■ Aim of the exercise:
In the entries below, find each line with the word "resized" and return it.

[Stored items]
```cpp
std::string vname(const Value *v) {
    char buf[64];
    snprintf(buf, sizeof buf, "v%d_%d", v->var->id, v->index);
    return buf;
}
// ... 295 lines not shown
                    collect_values(s->phis, sl, defs, uses);
                    use(s->cond);
                    collect_values(s->body, sl, defs, uses);
                    break;
                default: break;
            }
        }
    }

    template <class F> static void each_stmt(const Block &b, F f) {
        for (const Stmt *s : b) {
            if (!f(s)) continue;
            if (s->kind == Stmt::If) { each_stmt(s->then_, f); each_stmt(s->else_, f); }
            if (s->kind == Stmt::While) each_stmt(s->body, f);
        }
    }
    static bool is_op(const Stmt *s, const char *cname, size_t n = 0) {
        return s->kind == Stmt::Assign && s->rhs.kind == Rhs::Op && (n ? !strncmp(s->rhs.op->cname, cname, n) : !strcmp(s->rhs.op->cname, cname));
    }
    static bool uses_noise(const Block &b) {
        bool noise = false;
        each_stmt(b, [&](const Stmt *s) { noise = noise || is_op(s, "libnoise_", 9); return true; });
        return noise;
    }

    std::string site_desc(const Stmt *s) const {
        auto it = site_view.find(s);
        return it != site_view.end() ? it->second : vname(s->rhs.args[2].value) + "_desc";
    }
    const Stmt *find_fetched_result() const {
        if (!opt.intersample || knobs.no_fetched_result) return nullptr;
        const Stmt *fetch = nullptr;
        for (int i = 0; i < 4; ++i) {
            const Value *v = code.result[i];
            const Stmt *d = v ? v->def : nullptr;
            if (!d || d->kind != Stmt::Assign || d->parent || !d->in_pixel || d->rhs.kind != Rhs::Op || strcmp(d->rhs.op->cname, "TUPLE_NTH") ||
                d->rhs.args[0].kind != Primary::Val || d->rhs.args[1].kind != Primary::IntConst || d->rhs.args[1].i != i)
                return nullptr;
            const Stmt *f = d->rhs.args[0].value->def;
            if (!f || f->parent || !(hot_sites.count(f) || hot_frame_sites.count(f)) || (fetch && f != fetch)) return nullptr;
            fetch = f;
        }
        return fetch;
    }

    void find_hot_fetches(const Block &b, std::vector<std::string> &views, std::vector<std::string> &conds) {
        std::vector<const Stmt *> sites;
        each_stmt(b, [&](const Stmt *s) {
            if (s->in_pixel && is_op(s, "ORIG_VAL") && s->rhs.args.size() == 4 && s->rhs.args[2].kind == Primary::Val && preloaded_desc.count(s->rhs.args[2].value))
                sites.push_back(s);
            return s->in_pixel;
        });
        auto frame_const = [&](const Primary &f) { return f.is_const() || (f.kind == Primary::Val && transfer_off.count(f.value)); };
        std::map<const Value *, std::set<std::string>> frames_of;
        for (const Stmt *s : sites)
            if (frame_const(s->rhs.args[3])) frames_of[s->rhs.args[2].value].insert(prim(s->rhs.args[3], PIXEL));
        const bool frame_hot = knobs.frame_hot.value_or(1) != 0;
        for (const Stmt *s : sites) {
            const Primary &f = s->rhs.args[3];
            const std::string desc = vname(s->rhs.args[2].value) + "_desc";
            if (frame_const(f)) {
                hot_sites.insert(s);
                if (frames_of[s->rhs.args[2].value].size() > 1) {
                    const std::string view = "mm_fv" + std::to_string(site_view.size());
                    views.push_back("const mm_image_desc " + view + " = mm_frame_view(" + desc + ");");
                    site_view[s] = view;
                }
                conds.push_back("mm_fetch_is_hot(" + site_desc(s) + ", (int)(" + prim(f, PIXEL) + "))");
            } else if (frame_hot) {
                hot_frame_sites.insert(s);
                conds.push_back("mm_fetch_is_hot_any(" + desc + ")");
            }
        }
    }

    static bool hoisted_uses_time(const Block &b) {
        bool uses = false;
        each_stmt(b, [&](const Stmt *s) {
            uses = uses || (s->hoisted && s->kind == Stmt::Assign && s->rhs.kind == Rhs::Internal && (s->rhs.internal == "t" || s->rhs.internal == "frame"));
            return true;
        });
        return uses;
    }
    static void pixel_stats(const Block &b, int &stmts, int &fetches) {
        each_stmt(b, [&](const Stmt *s) { stmts += s->in_pixel; fetches += s->in_pixel && is_op(s, "ORIG_VAL"); return s->in_pixel; });
    }

    int auto_unroll() const {
        if (knobs.unroll && *knobs.unroll >= 1 && *knobs.unroll <= 8) return *knobs.unroll;
        if (pixel_fetches == 0) return 1;
        return pixel_stmts <= 64 ? 4 : pixel_stmts <= 400 ? 2 : 1;
    }
    int auto_tile_w() const { return pixel_fetches >= 1 && pixel_stmts <= 12 ? 64 : 16; }

    void find_natives(Block &b, int loop_depth = 0) {
        for (Stmt *s : b) {
            if (s->kind == Stmt::Assign) {
                bool native = (s->rhs.kind == Rhs::Closure && s->rhs.filter->kind == Filter::Native) ||
                              (s->rhs.kind == Rhs::Op && !strcmp(s->rhs.op->cname, "RENDER"));
                if (native) {
                    NativeCall nc;
                    nc.func = s->rhs.kind == Rhs::Closure ? s->rhs.filter->native_func : "RENDER";
                    for (const Primary &p : s->rhs.args) nc.arg_types.push_back(p.type());
                    nc.in_loop = loop_depth > 0;
                    native_index[s] = (int)ks.natives.size();
                    ks.natives.push_back(nc);
                }
            } else if (s->kind == Stmt::If) {
                find_natives(s->then_, loop_depth);
                find_natives(s->else_, loop_depth);
            } else if (s->kind == Stmt::While)
                find_natives(s->body, loop_depth + 1);
        }
    }

    void phis(Block &list, int branch, Slice sl, const std::string &ind) {
        auto src = [&](const Stmt *p) -> const Rhs & { return branch == 0 ? p->rhs : p->rhs2; };
        auto src_value = [&](const Stmt *p) { return src(p).kind == Rhs::Prim && src(p).prim.kind == Primary::Val ? src(p).prim.value : nullptr; };
        std::vector<Stmt *> mine;
        std::set<Value *> targets;
        for (Stmt *p : list)
            if (p->kind == Stmt::Phi && (sl == PROLOGUE ? p->hoisted : p->in_pixel) && src_value(p) != p->lhs) { mine.push_back(p); targets.insert(p->lhs); }
        bool hazard = false;
        for (Stmt *p : mine) hazard = hazard || targets.count(src_value(p)) > 0;
        if (!hazard) {
            for (Stmt *p : mine) out << ind << vname(p->lhs) << " = " << rhs(src(p), sl, p, p->lhs->var) << ";\n";
            return;
        }
        out << ind << "{\n";
        for (size_t i = 0; i < mine.size(); ++i)
            out << ind << "  " << ctype(mine[i]->lhs->var) << " pc" << i << " = "
                << rhs(src(mine[i]), sl, mine[i], mine[i]->lhs->var) << ";\n";
        for (size_t i = 0; i < mine.size(); ++i) out << ind << "  " << vname(mine[i]->lhs) << " = pc" << i << ";\n";
        out << ind << "}\n";
    }

    static bool is_sin_or_cos(const Stmt *s, bool *is_sin) {
        if (s->kind != Stmt::Assign || s->rhs.kind != Rhs::Op || s->rhs.args.size() != 1) return false;
        const char *cn = s->rhs.op->cname;
        if (strcmp(cn, "sin") && strcmp(cn, "cos")) return false;
        if (!s->lhs || s->lhs->var->type != Ty::Float || s->rhs.args[0].type() != Ty::Float || s->rhs.args[0].kind != Primary::Val)
            return false;
        *is_sin = !strcmp(cn, "sin");
        return true;
    }
    void join_sincos(Block &b) {
        for (size_t i = 0; i < b.size(); ++i) {
            bool sin_i, sin_j;
            Stmt *si = b[i];
            if (!si->in_pixel || sincos_role.count(si) || !is_sin_or_cos(si, &sin_i)) continue;
            for (size_t j = i + 1; j < b.size(); ++j) {
                Stmt *sj = b[j];
                if (!sj->in_pixel || sincos_role.count(sj) || !is_sin_or_cos(sj, &sin_j)) continue;
                if (sin_j == sin_i || sj->rhs.args[0].value != si->rhs.args[0].value) continue;
                sincos_role[si] = SinCosRole{sincos_ids, true};
                sincos_role[sj] = SinCosRole{sincos_ids, false};
                ++sincos_ids;
                break;
            }
        }
    }

    void stmts(Block &b, Slice sl, const std::string &ind) {
        if (opt.fast_math_exact && sl == PIXEL && sincos_scanned.insert(&b).second) join_sincos(b);
        for (Stmt *s : b) {
            bool mine = sl == PROLOGUE ? s->hoisted : sl == ROWS ? s->in_row : s->in_pixel;
// ... 285 lines not shown
}
struct mm_narg_t { int kind; int i; float f; mm_image img; };
MM_DEV mm_narg_t mm_narg(int v) { mm_narg_t a; a.kind = 0; a.i = v; a.f = (float)v; a.img = mm_null_image(); return a; }
MM_DEV mm_narg_t mm_narg(float v) { mm_narg_t a; a.kind = 1; a.i = (int)v; a.f = v; a.img = mm_null_image(); return a; }
MM_DEV mm_narg_t mm_narg(double v) { return mm_narg((float)v); }
MM_DEV mm_narg_t mm_narg(mm_image v) { mm_narg_t a; a.kind = 2; a.i = v.idx; a.f = 0.0f; a.img = v; return a; }
// Records a native-filter call for the host (which runs the filter's kernels between
// the prologue and the pixel kernel) and returns the handle of its result float map.
// ctr[0] counts the calls of this frame in the order they are made (the host runs them in that order).
MM_DEV mm_image mm_native_call(const mm_args &A, char *rec, int *ctr, int k, int nargs, mm_narg_t a0, mm_narg_t a1, mm_narg_t a2, mm_narg_t a3) {
    int *hdr = (int *)rec;
    hdr[0] = 1; hdr[1] = k; hdr[2] = nargs; hdr[3] = ctr[0]++;
    mm_narg_t *args = (mm_narg_t *)(rec + 16);
    args[0] = a0; args[1] = a1; args[2] = a2; args[3] = a3;
    mm_image im; im.idx = A.native_slot_base + k; im.pw = A.render_width; im.ph = A.render_height;
    im.xf = im.yf = 1.0f; im.resized = 0;
    return im;
}
// The same for a call site inside a loop: every call takes the next of the MM_NATIVE_DYN_CALLS dynamic entries behind
// the `sites' call sites (record, result slot); one call too many raises ctr[2] and the host refuses the frame.
MM_DEV mm_image mm_native_call_in_loop(const mm_args &A, char *dyn, int *ctr, int site, int sites, int nargs, mm_narg_t a0, mm_narg_t a1,
                                       mm_narg_t a2, mm_narg_t a3) {
    int n = ctr[1]++;
    if (n >= MM_NATIVE_DYN_CALLS) { ctr[2] = 1; n = MM_NATIVE_DYN_CALLS - 1; }
    mm_image im = mm_native_call(A, dyn + n * MM_NATIVE_REC_BYTES, ctr, site, nargs, a0, a1, a2, a3);
    im.idx = A.native_slot_base + sites + n;
    return im;
}
// (float) frame column / row of the pixel being evaluated (render_image's per-pixel loop, builtins.c:324-333)
#define __colF ((float)(col + A.region_x))
#define __rowF ((float)(rl + A.first_row))
#define MM_INTERNALS \
    const float t = A.t; const float R = A.R; const int frame = A.frame; \
    const int __canvasPixelW = A.img_width, __canvasPixelH = A.img_height; \
    const int __renderPixelW = A.render_width, __renderPixelH = A.render_height; \
    (void)t; (void)R; (void)frame; (void)__canvasPixelW; (void)__canvasPixelH; (void)__renderPixelW; (void)__renderPixelH;
)";
        if (ks.native_sites < (int)ks.natives.size())
            out << R"(// The pixel slice's side of a loop that runs in both slices: its n-th call from an in-loop site is the prologue's n-th.
MM_DEV mm_image mm_native_result_in_loop(const mm_args &A, int &n, int sites) {
    mm_image im; im.idx = A.native_slot_base + sites + (n < MM_NATIVE_DYN_CALLS ? n : MM_NATIVE_DYN_CALLS - 1); ++n;
    im.pw = A.render_width; im.ph = A.render_height; im.xf = im.yf = 1.0f; im.resized = 0;
    return im;
}
)";
    }

    void emit_functions() {
        FilterCode &root = fn_root ? *fn_root : code;
        if (root.functions.empty()) return;
        out << "#ifndef MM_MAX_CALL_DEPTH\n#define MM_MAX_CALL_DEPTH " << knobs.max_call_depth.value_or(16)
            << "\n#endif\n"
               "struct mm_uvarg { int i; float f; color_t c; mm_image img; };\n";
        auto head = [](size_t k) {
            return "template <int MM_D> __device__ __noinline__ mm_tup<4> mm_filter_" + std::to_string(k) +
                   "(const mm_args &A, const mm_uvarg *UV, float x, float y, float t, int col, int rl, unsigned &mm_rand_ctr)";
        };
        for (size_t k = 0; k < root.functions.size(); ++k) out << head(k) << ";\n";
        for (size_t k = 0; k < root.functions.size(); ++k) {
            FilterCode &fn = *root.functions[k];
            Generator g(fn, opt, knobs);
            g.fn_root = &root;
            g.in_function = true;
            std::vector<Value *> defs;
            std::set<Value *> uses;
            g.collect_values(fn.body, PIXEL, defs, uses);
            out << "// filter_" << (fn.filter ? fn.filter->name : "") << "\n" << head(k) << " {\n"
                   "  mm_tup<4> rt;\n  rt.v[0] = rt.v[1] = rt.v[2] = rt.v[3] = 0.0f;\n"
                   "  if constexpr (MM_D >= MM_MAX_CALL_DEPTH) { return rt; } else {\n"
                   "  const float R = A.R; const int frame = 0;      // new_template.c.in:379: filter_$name has `int frame = 0`\n"
                   "  const int __canvasPixelW = A.img_width, __canvasPixelH = A.img_height;\n"
                   "  const int __renderPixelW = A.render_width, __renderPixelH = A.render_height;\n"
                   "  (void)R; (void)frame; (void)__canvasPixelW; (void)__canvasPixelH; (void)__renderPixelW; (void)__renderPixelH;\n";
            g.decls(defs, "  ");
            g.stmts(fn.body, PIXEL, "  ");
            out << g.out.str();
            for (int i = 0; i < 4; ++i) out << "  rt.v[" << i << "] = " << g.prim(Primary::V(fn.result[i]), PIXEL) << ";\n";
            out << "  return rt;\n  }\n}\n";
        }
    }

    void emit_prologue_kernel() {
        ks.prologue_uses_time = hoisted_uses_time(code.body);
        ks.prologue_name = "mm_prologue";
        ks.pixel_name = "mm_pixels";
        auto tables = [](const std::string &first) {
            return "  {\n    const int gid = blockIdx.x * 256 + threadIdx.x;\n"
                   "    if (" + first + "gid < A.region_width) A.xtab[gid] = CALC_VIRTUAL_X(gid + A.region_x, A.frame_render_width, A.sampling_offset_x);\n"
                   "    if (" + first + "gid < A.num_rows) A.ytab[gid] = CALC_VIRTUAL_Y(A.first_row + gid, A.frame_render_height, A.sampling_offset_y);\n"
                   "    if (gid != 0) return;\n  }\n";
        };
        emit(KERNEL + "mm_prologue(mm_args A, char *XY) {\n" + tables(""),
             (ks.natives.empty() ? clip_prelude() : clip_prelude_natives()) + KERNEL + "mm_prologue_clip(mm_args A, char *XY, const mm_clip C) {\n  MM_CLIP_ENTRY\n" + tables("fi == 0 && "));
        out << "  MM_INTERNALS\n";
        if (!(fn_root ? fn_root : &code)->functions.empty()) out << "  const int col = 0, rl = 0; unsigned mm_rand_ctr = 0; (void)col; (void)rl; (void)mm_rand_ctr;\n";
        decls(pro_defs, "  ", true);
        if (!ks.natives.empty()) {
            for (const NativeCall &nc : ks.natives) out << "  *(int *)(XY + " << nc.record_offset << ") = 0;\n";
            out << "  { int *mm_ctr = (int *)(XY + " << ks.native_ctr_offset << "); mm_ctr[0] = mm_ctr[1] = mm_ctr[2] = mm_ctr[3] = 0; }\n";
        }
        stmts(code.body, PROLOGUE, "  ");
        for (Value *v : transfer_order)
            out << "  *(" << ctype(v->var) << " *)(XY + " << transfer_off[v] << ") = " << vname(v) << ";\n";
        out << "}\n\n";
    }

    void emit_rows_kernel() {
        emit(KERNEL + "mm_rows(mm_args A, const char *__restrict__ XY) {\n",
             KERNEL + "mm_rows_clip(mm_args A, const char *__restrict__ XY, const mm_clip C) {\n  MM_CLIP_ENTRY\n");
        out << "  const int rl = blockIdx.x * 256 + threadIdx.x;\n"
               "  if (rl >= A.num_rows) return;\n"
               "  MM_INTERNALS\n"
               "  const float y = A.ytab[rl];    // CALC_VIRTUAL_Y(first_row + rl, ...), by the prologue\n"
               "  (void)y;\n";
        transfer_loads(&row_uses);
        decls(row_defs, "  ");
        stmts(code.body, ROWS, "  ");
        for (size_t k = 0; k < row_transfer.size(); ++k) {
            Value *v = row_transfer[k];
            out << "  A.rowtab[" << k << " * A.num_rows + rl] = "
                << (v->var->type == Ty::Int ? "__int_as_float(" + vname(v) + ")" : vname(v)) << ";\n";
        }
        out << "}\n\n";
    }

    void emit_pixel_kernel() {
        if (knobs.waves_per_eu) out << "__attribute__((amdgpu_waves_per_eu(" << *knobs.waves_per_eu << "))) ";
        emit(KERNEL + "mm_pixels(mm_args A, const char *__restrict__ XY) {\n",
             KERNEL + "mm_pixels_clip(mm_args A, const char *__restrict__ XY, const mm_clip C) {\n"
                      "  if ((int)blockIdx.x >= C.nwg) return;      // padding workgroup\n  MM_CLIP_ENTRY\n");
        out << R"(  MM_INTERNALS
  // XCD-aware tile order (MM_XCD_ORDER, above): workgroups are dealt round-robin to the 8 XCDs; give each
  // XCD one contiguous band of tiles so neighbouring gathers share its L2 -- or, for a kernel that reads nothing,
  // take the tiles in dispatch order so that cheap and expensive regions of the frame are spread over all XCDs.
  const int tiles_x = (A.region_width + MM_TILE_W - 1) / MM_TILE_W;
)";
        emit("  const int nwg = gridDim.x;\n", "  const int nwg = C.nwg;      // the frame's workgroups (gridDim.x is padded)\n");
        out << R"(  const int bid = blockIdx.x;
#if MM_XCD_ORDER == 1
  const int xcd = bid & 7, q = bid >> 3;
  const int per = nwg >> 3, rem = nwg & 7;
  const int swz = xcd * per + (xcd < rem ? xcd : rem) + q;
#elif MM_XCD_ORDER == 2
  // runs of C = 2^m consecutive tiles (m: one tile row or a little more) dealt to the XCDs in turn: neighbours in a row
  // share an L2 like in a band, and every XCD gets runs from all over the frame; the last partial round keeps dispatch order
  const int m = 32 - __builtin_clz((unsigned)(tiles_x > 1 ? tiles_x - 1 : 1));
  const int full = (nwg >> (m + 3)) << (m + 3);
  const int q = bid >> 3;
  const int swz = bid < full ? ((((q >> m) << 3) + (bid & 7)) << m) + (q & ((1 << m) - 1)) : bid;
#else
  const int swz = bid;
  (void)nwg;
#endif
  const int tile_y = A.tiles_magic ? (int)__umulhi((unsigned)swz, A.tiles_magic) : swz / tiles_x, tile_x = swz - tile_y * tiles_x;
  const int col = tile_x * MM_TILE_W + (threadIdx.x % MM_TILE_W);
  // a workgroup owns MM_TILE_W x (MM_TILE_H * A.ppt) pixels; each work-item walks A.ppt rows
  // MM_TILE_H apart, so wave start-up (kernarg / descriptor loads, tile arithmetic) and the
  // dispatcher's per-workgroup cost are paid once per A.ppt pixels
  const int row0 = tile_y * (MM_TILE_H * A.ppt) + (threadIdx.x / MM_TILE_W);   // row within this launch
  if (col >= A.region_width) return;
  const float x = A.xtab[col];   // CALC_VIRTUAL_X(col + region_x, ...), once per column
  (void)x;
)";
        transfer_loads(nullptr);
        ks.single_pixel = knobs.single_pixel ? *knobs.single_pixel != 0 : pixel_stmts > 400 || transfer_order.size() > 24;
        if (ks.single_pixel) emit_single_pixel();
// ... 147 lines not shown
```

■ Output:
    im.xf = im.yf = 1.0f; im.resized = 0;
    im.pw = A.render_width; im.ph = A.render_height; im.xf = im.yf = 1.0f; im.resized = 0;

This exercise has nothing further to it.